By analyzing existing cross correlation between Beken Corp and Hangzhou Guotai Environmental, you can compare the effects of market volatilities on Beken Corp and Hangzhou Guotai and check how they will diversify away market risk if combined in the same portfolio for a given time horizon. You can also utilize pair trading strategies of matching a long position in Beken Corp with a short position of Hangzhou Guotai. Check out your portfolio center. Please also check ongoing floating volatility patterns of Beken Corp and Hangzhou Guotai.
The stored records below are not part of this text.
EXPORTS = (
    "ctb_abi_version", "ctb_last_error", "ctb_launch_count", "ctb_gpt_layout_query", "ctb_gpt_create",
    "ctb_gpt_destroy", "ctb_gpt_begin", "ctb_gpt_decode", "ctb_gpt_status_query", "ctb_gpt_profile_kernel", "ctb_gpt_debug_trace", "ctb_gpt_embed_prompt", "ctb_sample",
    "ctb_gpt_engine_begin", "ctb_gpt_engine_admit", "ctb_gpt_engine_admit_text", "ctb_gpt_engine_status",
    "ctb_gpt_engine_cancel", "ctb_gpt_engine_begin_ex", "ctb_gpt_engine_prefill_chunk",
    "ctb_gpt_engine_begin_paged", "ctb_gpt_engine_reserve", "ctb_gpt_engine_release", "ctb_gpt_engine_suspend_bytes",
    "ctb_gpt_engine_suspend", "ctb_gpt_engine_resume", "ctb_gpt_engine_share_prompt",
    "ctb_dvae_blob_floats", "ctb_vocos_blob_floats", "ctb_decoder_create", "ctb_decoder_destroy",
    "ctb_dvae_decode", "ctb_vocos_decode", "ctb_decode_rows",
    "ctb_dvae_encoder_blob_floats", "ctb_dvae_encoder_create", "ctb_dvae_encoder_destroy", "ctb_dvae_encode",
    "ctb_dvae_encode_rows",
)


class CtbError(RuntimeError):
    pass


def lib_path() -> str:
    return _build.LIB_PATH


def load(build_if_missing: bool = True):
    global _lib
    with _lock:
        if _lib is not None:
            return _lib
        path = lib_path()
        if build_if_missing:
            try:
                _build.build()
            except Exception:
                if not os.path.exists(path):
                    raise
        if not os.path.exists(path):
            raise CtbError(f"{path} missing: run `python -m chattts_b200.build`")
        lib = C.CDLL(path)
        vp, i32, i64 = C.c_void_p, C.c_int32, C.c_int64
        lib.ctb_abi_version.restype = C.c_int
        lib.ctb_last_error.restype = C.c_char_p
        lib.ctb_launch_count.restype = C.c_uint64
        lib.ctb_gpt_layout_query.argtypes = [C.POINTER(GptConfig), C.POINTER(GptLayout)]
        lib.ctb_gpt_create.argtypes = [C.POINTER(GptConfig), vp, C.POINTER(vp)]
        lib.ctb_gpt_destroy.argtypes = [vp]
        lib.ctb_gpt_begin.argtypes = [vp, i32, i32, vp, vp, C.POINTER(SamplerConfig), vp, i32, i32, vp, vp, vp]
        lib.ctb_gpt_decode.argtypes = [vp, i32, vp]
        lib.ctb_gpt_status_query.argtypes = [vp, C.POINTER(GptStatus), vp, vp, vp]
        lib.ctb_gpt_profile_kernel.argtypes = [vp, i32, vp]
        lib.ctb_gpt_debug_trace.argtypes = [vp, vp, i32]
        lib.ctb_gpt_embed_prompt.argtypes = [vp, vp, vp, i32, i32, vp, vp]
        lib.ctb_gpt_engine_begin.argtypes = [vp, i32, i32, vp, vp, vp]
        lib.ctb_gpt_engine_begin_ex.argtypes = [vp, i32, i32, i32, vp, vp, vp]
        lib.ctb_gpt_engine_admit.argtypes = [vp, i32, vp, i32, vp, vp, C.POINTER(SamplerConfig), vp, vp, vp]
        lib.ctb_gpt_engine_admit_text.argtypes = lib.ctb_gpt_engine_admit.argtypes
        lib.ctb_gpt_engine_status.argtypes = [vp, C.POINTER(GptStatus), vp, vp, vp, vp]
        lib.ctb_gpt_engine_cancel.argtypes = [vp, i32, vp, vp]
        lib.ctb_gpt_engine_prefill_chunk.argtypes = [vp, i32, i32, i32, i32, vp, i32, C.POINTER(SamplerConfig), vp, i32,
                                                     vp]
        lib.ctb_gpt_engine_begin_paged.argtypes = [vp, i32, i32, i32, i32, vp, vp, vp]
        lib.ctb_gpt_engine_reserve.argtypes = [vp, i32, vp, vp, vp]
        lib.ctb_gpt_engine_release.argtypes = [vp, i32, vp, vp]
        lib.ctb_gpt_engine_suspend_bytes.argtypes = [vp, i32, C.POINTER(C.c_uint64), vp]
        lib.ctb_gpt_engine_suspend.argtypes = [vp, i32, vp, C.c_uint64, vp]
        lib.ctb_gpt_engine_resume.argtypes = [vp, i32, vp, C.c_uint64, vp]
        lib.ctb_gpt_engine_share_prompt.argtypes = [vp, i32, i32, i32, i32, vp]
        lib.ctb_sample.argtypes = [vp, i32, i32, i32, C.POINTER(SamplerConfig), vp, vp, i32, i32, i32, vp, vp]
        lib.ctb_dvae_blob_floats.argtypes = [C.POINTER(ConvStackConfig)]
        lib.ctb_dvae_blob_floats.restype = i64
        lib.ctb_vocos_blob_floats.argtypes = [C.POINTER(VocosConfig)]
        lib.ctb_vocos_blob_floats.restype = i64
        lib.ctb_decoder_create.argtypes = [C.POINTER(ConvStackConfig), vp, C.POINTER(VocosConfig), vp, i32, i32,
                                           C.POINTER(vp)]
        lib.ctb_decoder_destroy.argtypes = [vp]
        lib.ctb_dvae_decode.argtypes = [vp, vp, i32, i32, i32, vp, vp]
        lib.ctb_vocos_decode.argtypes = [vp, vp, i32, i32, vp, vp]
        lib.ctb_decode_rows.argtypes = [vp, i32, i32, C.POINTER(vp), C.POINTER(i32), vp, i64, vp]
        lib.ctb_dvae_encoder_blob_floats.argtypes = [C.POINTER(ConvStackConfig)]
        lib.ctb_dvae_encoder_blob_floats.restype = i64
        lib.ctb_dvae_encoder_create.argtypes = [C.POINTER(ConvStackConfig), vp, i64, C.POINTER(vp)]
        lib.ctb_dvae_encoder_destroy.argtypes = [vp]
        lib.ctb_dvae_encode.argtypes = [vp, vp, i64, vp, i32, C.POINTER(i32), vp, vp, vp]
        lib.ctb_dvae_encode_rows.argtypes = [vp, i32, C.POINTER(vp), C.POINTER(i64), vp, i32, C.POINTER(i32), vp, vp]
        if lib.ctb_abi_version() != 3:
            raise CtbError("ABI version mismatch")
        _lib = lib
        return lib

Diversification Opportunities for Beken Corp and Hangzhou Guotai

0.72
  Correlation Coefficient

Poor diversification

The 3 months correlation between Beken and Hangzhou is 0.72. Overlapping area represents the amount of risk that can be diversified away by holding Beken Corp and Hangzhou Guotai Environmental in the same portfolio, assuming nothing else is changed. The correlation between historical prices or returns on Hangzhou Guotai Envi and Beken Corp is a relative statistical measure of the degree to which these equity instruments tend to move together. The correlation coefficient measures the extent to which returns on Beken Corp are associated (or correlated) with Hangzhou Guotai. Values of the correlation coefficient range from -1 to +1, where. The correlation of zero (0) is possible when the price movement of Hangzhou Guotai Envi has no effect on the direction of Beken Corp i.e., Beken Corp and Hangzhou Guotai go up and down completely randomly.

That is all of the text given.